Gentility permeates this place.
The hallways’ oriental rugs are small, most no larger than seven by nine feet, save the runners. The furniture’s original to the home, a 1901 wedding gift for Margaret Carnegie Ricketson. Many of the prints, paintings and memorabilia date from her time here.
In a deep-stained, pine-paneled library, fireplace embers burn slowly. Hundreds of books line one wall, while an early 20th-century yacht cannon rests, mute in a deep sill. A portrait of Margaret, white in her wedding dress, presides.
But the best that the Greyfield Inn on Cumberland Island, Ga. offers is the gift of freedom. There are paths to walk, bikes to ride, kayaks to paddle, and ruins to explore. All, without a schedule – except the bar that opens (on the honor code) at 6 P.M. Dinner’s at 7:30 sharp, an event unto itself.
Lunch, packed in a picnic basket tagged with each guest’s name, can be taken anywhere on the estate’s 300 acres. There’s a one-mile ramble through an alee of live oaks slathered in grey-green Spanish moss.
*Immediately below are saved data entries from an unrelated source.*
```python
def build_query_frustum_grid(cell_size, depth, filter_points_in_fov=False, hfov_deg=None):
  width = 3 * depth // 2
  grid = grids.Grid2D.from_extent_meters((width, depth), cell_size)
  grid_p_view = torch.tensor([width / 2, 0.0], dtype=torch.float32)
  qgrid_xy_p = grid.index_to_xyz(grid.grid_index().to(torch.float32))
  q_xy_p = qgrid_xy_p - grid_p_view
  if filter_points_in_fov:
    angle = torch.atan2(q_xy_p[..., 0], q_xy_p[..., 1])
    keep = torch.abs(angle) < math.radians(hfov_deg / 2)
# ... 83 lines not shown
        features=[f[: B * V].reshape(B, V, *f.shape[1:]) for f in pyr.features],
        strides=pyr.strides,
    )
    data_query['image_feature_pyr'] = types.FeatureImagePyramid(
        features=[f[B * V:].reshape(B, Vq, *f.shape[1:]) for f in pyr.features],
        strides=pyr.strides,
    )

  def _prefetch_scale(self, params):
    if self.config.add_temperature:
      ops.prefetch_exp(params.get('temperature'))

  def similarity(self, params, f_p_q, plane_map, valid_points, want_prob=False, conf_p=None):
    cfg = self.config
    temperature = params['temperature'] if cfg.add_temperature else None
    num_valid = valid_points.sum(-1).clamp(min=1).to(torch.float32)
    fq, fm = f_p_q.contiguous(), plane_map.features.contiguous()
    clip = bool(cfg.clip_negative_scores)
    weights = row_cdf = None
    train_w = conf_p is not None and base.needs_grad(fq, fm, temperature, conf_p)
    if conf_p is not None:
      if train_w:
        weights, row_cdf = ag.masked_softmax_rows(conf_p, valid_points)
      else:
        weights, row_cdf = ops.masked_softmax_rows(conf_p.contiguous(), valid_points.contiguous())
    if train_w:
      sim, stats, prob, scale = ag.sim_softmax_weighted(fq, fm, temperature, weights, clip, num_valid,
                                                        want_prob)
      weights, row_cdf = weights.detach(), row_cdf.detach()
    elif base.needs_grad(fq, fm, temperature):
      sim, stats, prob, scale = ag.sim_softmax(fq, fm, temperature, clip, num_valid, want_prob)
    else:
      scale = 1.0 if temperature is None else ops.host_exp(temperature)
      sim, stats, prob, _ = ops.sim_softmax(fq, fm, scale, clip, num_valid, want_prob=want_prob,
                                            row_weight=weights)
    if weights is not None:
      row_unscale = torch.where(weights > 0, 1.0 / weights.clamp(min=1e-38), torch.zeros_like(weights))
    else:
      row_unscale = num_valid[:, None].expand(-1, fq.shape[1]).contiguous()
    matching = dict(fq=fq.detach(), fm=fm.detach(), chunk_stats=stats, scale=scale, clip=clip,
                    row_cdf=row_cdf, sim=sim.detach(), row_unscale=row_unscale.contiguous())
    return sim, prob, matching

  def __call__(self, params, data, train=False, debug=False, rng=None,
               pose_samples=None):
    cfg = self.config
    ctx = base.ForwardContext()
    dev = data['query']['images'].device
    batch_size = len(data['query']['images'])
    q_xy_p = base.device_const('q_xy_p', dev, lambda: self.q_xy_p, owner=self)[None].expand(
        batch_size, -1, -1, -1)

    pred = {}
    data_map, data_query = dict(data['map']), {**data['query'], 'xy_bev': q_xy_p}
    self._prefetch_scale(params)
    self.bev_mapper.start_aerial(params['bev_mapper'], data_map, train, ctx)
    try:
      self._encode_views_jointly(params, data_map, data_query, train, ctx)
      pred['map'] = self.bev_mapper(params['bev_mapper'], data_map, train, debug, ctx=ctx, rng=rng)
    finally:
      pending = data_map.pop('_aerial_async', None)
      if pending is not None:
        torch.cuda.current_stream().wait_event(pending[1])
    mapper_q = self.bev_mapper_query or self.bev_mapper
    params_q = params['bev_mapper_query'] if self.bev_mapper_query is not None else params['bev_mapper']
    pred['query'] = mapper_q(
        params_q, data_query, train, debug, is_query=True, ctx=ctx, rng=rng,
    )

    plane_map = pred['map']['bev_matching']
    plane_q = pred['query']['bev_matching']
    q_xy_p = q_xy_p.squeeze(2).contiguous()
    valid_points = plane_q.valid.reshape(batch_size, -1)
    f_p_q = plane_q.features.reshape(batch_size, -1, plane_q.features.shape[-1])

    conf_p = None
    if cfg.add_confidence_query:
      conf_p = pred['query']['bev_confidence'].reshape(batch_size, -1)
    sim_points, prob_points, matching = self.similarity(
        params, f_p_q, plane_map, valid_points, want_prob=debug, conf_p=conf_p
    )
    if debug:
      pred['sim_points'] = sim_points
      pred['prob_points'] = prob_points

    if pose_samples is None:
      if cfg.num_pose_samples is None:
        raise ValueError('config.num_pose_samples must be set')
      m_t_q, corr = pose_estimation.sample_transforms_ransac_batched(
          rng, matching, q_xy_p, cfg.num_pose_samples,
          cfg.num_pose_sampling_retries, self.grid_map,
      )
      if debug:
        pred['correspondences'] = corr
    else:
      m_t_q = pose_samples
    m_t_q_gt = data.get('T_query2map')
    if m_t_q_gt is not None:
      m_t_q_gt = geometry.Transform2D.from_Transform3D(m_t_q_gt)
      m_t_q = geometry.Transform2D.cat([m_t_q_gt[:, None], m_t_q], 1)
    pred['map_t_query_samples'] = m_t_q

    pred['scores_poses'] = scores = pose_estimation.pose_scoring_many_batched(
        m_t_q, sim_points, q_xy_p, valid_points, plane_map.valid, self.grid_map,
        cfg.mask_score_out_of_bounds,
    )
    start_idx = int(m_t_q_gt is not None)
    pred['best_index'] = best_idx = ops.argmax_rows(scores, start_idx)
    bi = torch.arange(batch_size, device=dev)
    pred['map_t_query'] = m_t_q[bi, best_idx.to(torch.int64) + start_idx]

    if cfg.do_grid_refinement:
      pred['map_t_query_ransac'] = pred['map_t_query']
      pred['map_t_query'], pred['scores_grid_refine'] = (
          pose_estimation.grid_refinement_batched(
              pred['map_t_query'], sim_points, q_xy_p, valid_points,
              plane_map.valid, self.grid_map, cfg.mask_score_out_of_bounds,
              max_point_norm=float(self.q_xy_p.norm(dim=-1).max()),
          )
      )
    return pred

  default_config = staticmethod(default_configs.bev_localizer)


# ... 48 lines not shown
```

snap_amd/models/bev_mapper.py:

```python
import torch

from snap_amd import autograd as ag
from snap_amd import ops
from snap_amd.configs import defaults as default_configs
from snap_amd.models import base
from snap_amd.models import image_encoder
from snap_amd.models import layers
from snap_amd.models import semantic_raster_encoder
from snap_amd.models import streetview_encoder
from snap_amd.models import types


class VerticalPooling(base.Module):

  def __init__(self, config, dtype=torch.float32, num_levels=None, feature_dim=None):
    if config.pooling not in ('max', 'sum', 'mean', 'softmax', 'weighted', 'mlp'):
      raise NotImplementedError(config.pooling)
    self.config = config
    self.feature_dim = feature_dim
    self.fusion_mlp = None
    if config.pooling == 'mlp':
      if num_levels is None or feature_dim is None:
        raise ValueError("pooling='mlp' needs num_levels and feature_dim")
      self.fusion_mlp = layers.MLP(config.mlp, in_dim=num_levels * feature_dim)
# ... 101 lines not shown
          'kernel': base.truncated_normal(gen, (self.feature_dim, dm), std, device),
          'bias': torch.zeros(dm, device=device),
      }
    if self.config.add_confidence:
      params['confidence_head'] = {'layers_0': {
          'kernel': base.lecun_normal(gen, (self.feature_dim, 1), self.feature_dim, device),
          'bias': torch.zeros(1, device=device),
      }}
    return params

  def build_xyz_query(self, data, train, is_query, rng=None):
    cfg = self.config
    scene_t_view = data['T_view2scene']
    t = scene_t_view.t
    xy = data.get('xy_bev')
    if xy is None:
      xy = self.grid.index_to_xyz(self.grid.grid_index(device=t.device).to(t.dtype))
    if xy.dim() != 4:
      xy = xy[None].expand(len(t), *xy.shape)
    z_offset = data.get('z_offset')
    if z_offset is None:
      camera_heights = _median_lower_upper_mean(t[..., -1])
      z_offset = camera_heights - cfg.get('scene_z_offset', 4.0)
      if train and is_query and cfg.get('scene_z_offset_range') is not None:
        z_min, z_max = cfg.get('scene_z_offset_range')
        gen = torch.Generator(device='cpu')
        gen.manual_seed(0 if rng is None else int(rng) + 7919)
        u = torch.rand(z_offset.shape, generator=gen)
        if z_offset.is_cuda and z_offset.dtype == torch.float32:
          u = ops.upload_table(u.numpy(), z_offset.device).view(torch.float32).reshape(z_offset.shape)
        else:
          u = u.to(z_offset)
        z_offset = z_offset + (z_min + (z_max - z_min) * u)
    scene_z_height = cfg.get('scene_z_height', 12.0)
    cell = self.grid.cell_size
    nz = len(torch.arange(0, scene_z_height, cell))
    z = (
        torch.arange(nz, device=t.device, dtype=t.dtype)[None] * cell
        + z_offset[:, None]
        + cell / 2
    )
    B, X, Y = xy.shape[:3]
    if t.is_cuda and t.dtype == torch.float32 and ops.NATIVE_GLUE and not base.needs_grad(z, xy):
      xy_c = xy[0].contiguous() if xy.stride(0) == 0 else xy.contiguous()
      return ops.voxel_points(xy_c, z.contiguous())
    xyz = torch.empty(B, X, Y, nz, 3, dtype=t.dtype, device=t.device)
    xyz[..., :2] = xy[:, :, :, None, :]
    xyz[..., 2] = z[:, None, None, :]
    return xyz

  def encode_streetview(self, params, data, train, is_query, ctx=None, rng=None):
    if 'xyz_query' not in data:
      data['xyz_query'] = self.build_xyz_query(data, train, is_query, rng)
    pool_max = (not self.config.get('materialize_volume', True)
                and self.vertical_pooling.config.pooling == 'max')
    pred = self.streetview_encoder(params['streetview_encoder'], data, train=train, ctx=ctx,
                                   pool_max=pool_max)
# ... 124 lines not shown
```

snap_amd/models/pose_estimation.py:

```python
import numpy as np
import torch

from snap_amd import autograd as ag
from snap_amd import ops
from snap_amd.utils import geometry


def pose_scoring_many_batched(
    j_t_i, scores_points_all, i_xy_points, valid_points, valid_j, grid,
    mask_out_of_bounds,
):
  score = ag.pose_score if (torch.is_grad_enabled() and scores_points_all.requires_grad) else ops.pose_score
  return score(
      scores_points_all, j_t_i.packed().detach(), i_xy_points.contiguous(),
      valid_points.contiguous(), valid_j.contiguous(), grid.cell_size,
      mask_oob=mask_out_of_bounds,
  )


def sample_transforms_ransac_batched(
    rng, matching, i_xy_p, num_poses, num_retries, grid, uniforms=None,
):
  S = num_poses * num_retries * 2
  corr = ops.ransac_sample(
# ... 40 lines not shown
    range_p = float(np.abs(np.mgrid[slice(-4, 4 + 0.2, 0.2)]).max())
    range_r = float(np.deg2rad(np.abs(np.mgrid[slice(-5, 5 + 0.25, 0.25)]).max()))
    radius = int(np.ceil((range_p * np.sqrt(2.0) + float(max_point_norm) * range_r) / grid.cell_size * 1.0001)) + 1
    if not ops.pose_score_window_supported(X, Y, radius):
      radius = None
  if radius is not None:
    scores = ops.pose_score_window(
        scores_points_all, samples, init.contiguous(), radius, i_xy_points.contiguous(),
        valid_points.contiguous(), grid.cell_size)
  else:
    scores = ops.pose_score(
        scores_points_all, samples, i_xy_points.contiguous(),
        valid_points.contiguous(), valid_j.contiguous(), grid.cell_size,
        mask_oob=mask_out_of_bounds,
    )
  best = ops.argmax_rows(scores).to(torch.int64)
  B = samples.shape[0]
  refined = samples[torch.arange(B, device=dev), best]
  nr, np_ = offs_r.numel(), offs_p.numel()
  return geometry.Transform2D.from_packed(refined), scores.reshape(B, nr, np_, np_)
```

snap_amd/models/streetview_encoder.py:

```python
import copy

import numpy as np
import torch

from snap_amd import autograd as ag
from snap_amd import ops
from snap_amd.configs import defaults as default_configs
from snap_amd.models import base
from snap_amd.models import image_encoder
from snap_amd.models import layers
from snap_amd.models import types


class StreetViewEncoder(base.Module):

  def __init__(self, config, dtype=torch.float32):
    if config.pretrained_path is not None:
      raise NotImplementedError(
          'pretrained_path: Flax checkpoint loading is out of scope '
          '(and broken in the reference, streetview_encoder.py:189).'
      )
    self.config = config
    self.image_encoder = image_encoder.ImageEncoder(config.image_encoder, dtype)
    fd = config.feature_dim
# ... 78 lines not shown
      B, V = images.shape[:2]
      pyr = self.image_encoder(
          params['image_encoder'], images.reshape(B * V, *images.shape[2:]),
          train, ctx=ctx,
      )
      f_image_pyr = types.FeatureImagePyramid(
          features=[f.reshape(B, V, *f.shape[1:]) for f in pyr.features],
          strides=pyr.strides,
      )
    f_images = f_image_pyr.features[-1]
    B, V = f_images.shape[:2]
    feature_stride = f_image_pyr.strides[-1]
    inv_stride = tuple(float(v) for v in (1.0 / feature_stride[::-1]))
    scale = base.device_const(('camera_scale', inv_stride), f_images.device,
                              lambda: torch.tensor(inv_stride, dtype=torch.float32))
    cameras = data['camera'].scale(scale)
    scene_t_view = data['T_view2scene']
    pred = {'image_feature_pyramid': f_image_pyr}

    if self.weighted:
      f_images = self._project(params['proj_mlp'], f_images, train)
      pred['scores_images'] = f_images[..., -cfg.num_scale_bins:]
    else:
      f_images = f_images.contiguous()

    xyz = data['xyz_query']
    xyz_flat = xyz.reshape(len(xyz), -1, 3).contiguous()
    k_vs = cfg.top_k_view_selection
    K = k_vs if (k_vs and V > k_vs) else 0
    kw = dict(K=K, fisheye=cameras.is_fisheye, feature_dim=cfg.feature_dim,
              num_bins=cfg.num_scale_bins, depth_min_max=cfg.depth_min_max,
              max_view_distance=cfg.get('max_view_distance'))
# ... 15 lines not shown
      split = (fused and ops.POOLED_SPLIT and not cfg.fusion.apply_input_activation
               and cfg.feature_dim % 8 == 0 and (K or V) <= 4 and f_images.numel() * 4 < 2 ** 32)
      if fused:
        kw.update(valid_rows_only=True, out_split=split)
        classed = split and ops.CLASS_ROWS and cfg.feature_dim % 16 == 0
        kw.update(class_rows=classed)
        records = classed and ops.LIFT_IN_CONSUMER
        kw.update(tap_records=records)
      if not self.default_fusion:
        kw.update(weighted=self.weighted, use_variance=bool(cfg.fusion_use_variance),
                  add_minmax=bool(cfg.fusion_add_minmax))
    cam_p = rt_p = None
    if self.depth_mlp is not None:
      pooled, valid = self._lift_with_depth_mlp(params, f_images, cameras, scene_t_view, xyz_flat, K, train)
    else:
      cam_p, rt_p = cameras.packed().to(torch.float32), scene_t_view.packed().to(torch.float32)
      pooled, valid, *classes = lift(f_images, cam_p, rt_p, xyz_flat, **kw)
    grid_shape = (-1, *xyz.shape[-4:-1])
    if fused:
      p = params['fusion_mlp']
      nvar = cfg.feature_dim // 16
      plane, pvalid = ops.mlp2_pool_max(
          pooled.reshape(-1, pooled.shape[-1]), (classes[0] if classed else valid).reshape(-1),
          p['Dense_0']['kernel'], p['Dense_0']['bias'], p['Dense_1']['kernel'], p['Dense_1']['bias'],
          cin=self.fusion_mlp.in_dim, Z=grid_shape[-1],
          relu_in=bool(cfg.fusion.apply_input_activation), x_split=split,
          zero_slabs=(nvar, nvar) if classed else None,
          gather=(f_images, classes[1]) if records else None)
      kw_plain = {k: v for k, v in kw.items()
                  if k not in ('valid_rows_only', 'out_split', 'class_rows', 'tap_records')}
      engine = ops.precision()
# ... 51 lines not shown
```

snap_amd/ops.py:

```python
import contextlib
import sys
import ctypes
import threading
import typing
import weakref
import os

import numpy as np
import torch

from snap_amd import _lib

PRO_NONE, PRO_AFFINE, PRO_GN_RELU, PRO_RELU_GN, PRO_RELU = 0, 1, 2, 3, 4
EPI_BIAS, EPI_RELU, EPI_RESIDUAL, EPI_UPSAMPLE2X_ADD, EPI_ROWMASK, EPI_GELU = 1, 2, 4, 8, 16, 32
POOLING = {'max': 0, 'sum': 1, 'mean': 2}
SIM_CHUNK = 64



_TUNING_DEFAULTS = {
    'OVERLAP_AERIAL': True,
    'POOLED_SPLIT': True,
    'CLASS_ROWS': True,
    'LIFT_IN_CONSUMER': True,
# ... 1596 lines not shown
  )
  _lib.check(st, 'snap_refine_lattice_f32')
  return out


def argmax_rows(scores, start=0):
  lib = _lib.load()
  _f32(scores, 'scores')
  B, P = scores.shape
  idx = torch.empty((B,), dtype=torch.int32, device=scores.device)
  st = lib.snap_argmax_rows_f32(_p(scores), B, P, start, _p(idx), _stream())
  _lib.check(st, 'snap_argmax_rows_f32')
  return idx
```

It opens up first to a Sahara-like desert of dunes, and then to the Atlantic, a rusted round buoy washed up on the beach.
You’ll find no television, radio or wifi here – and the quiet is tonic. You will find the scents of red bay (more pungent and sweeter than bay leaves) and citrus trees in bloom. And wild horses – 125 of them – colts, stallions and mares at foal.
There are the ruins of Dungeness, the 37,000 square-foot, Gilded Age summer home of the Carnegies, where Rockefellers, Astors and Mellons once frolicked. In the days before income tax and the Great Depression, 300 servants worked mightily to satisfy their whims. Abandoned in 1925, it burned in 1959.
Today, Margaret Carnegie Ricketson’s Greyfield is an inn that serves a clientele like no other. Sweatshirts from Princeton, Harvard and Boston College abound. On this island, after all, John F. Kennedy Jr. chose to marry Carolyn Bessette – in a tiny, ancient, African-American church.
It’s true: Gentility permeates this place.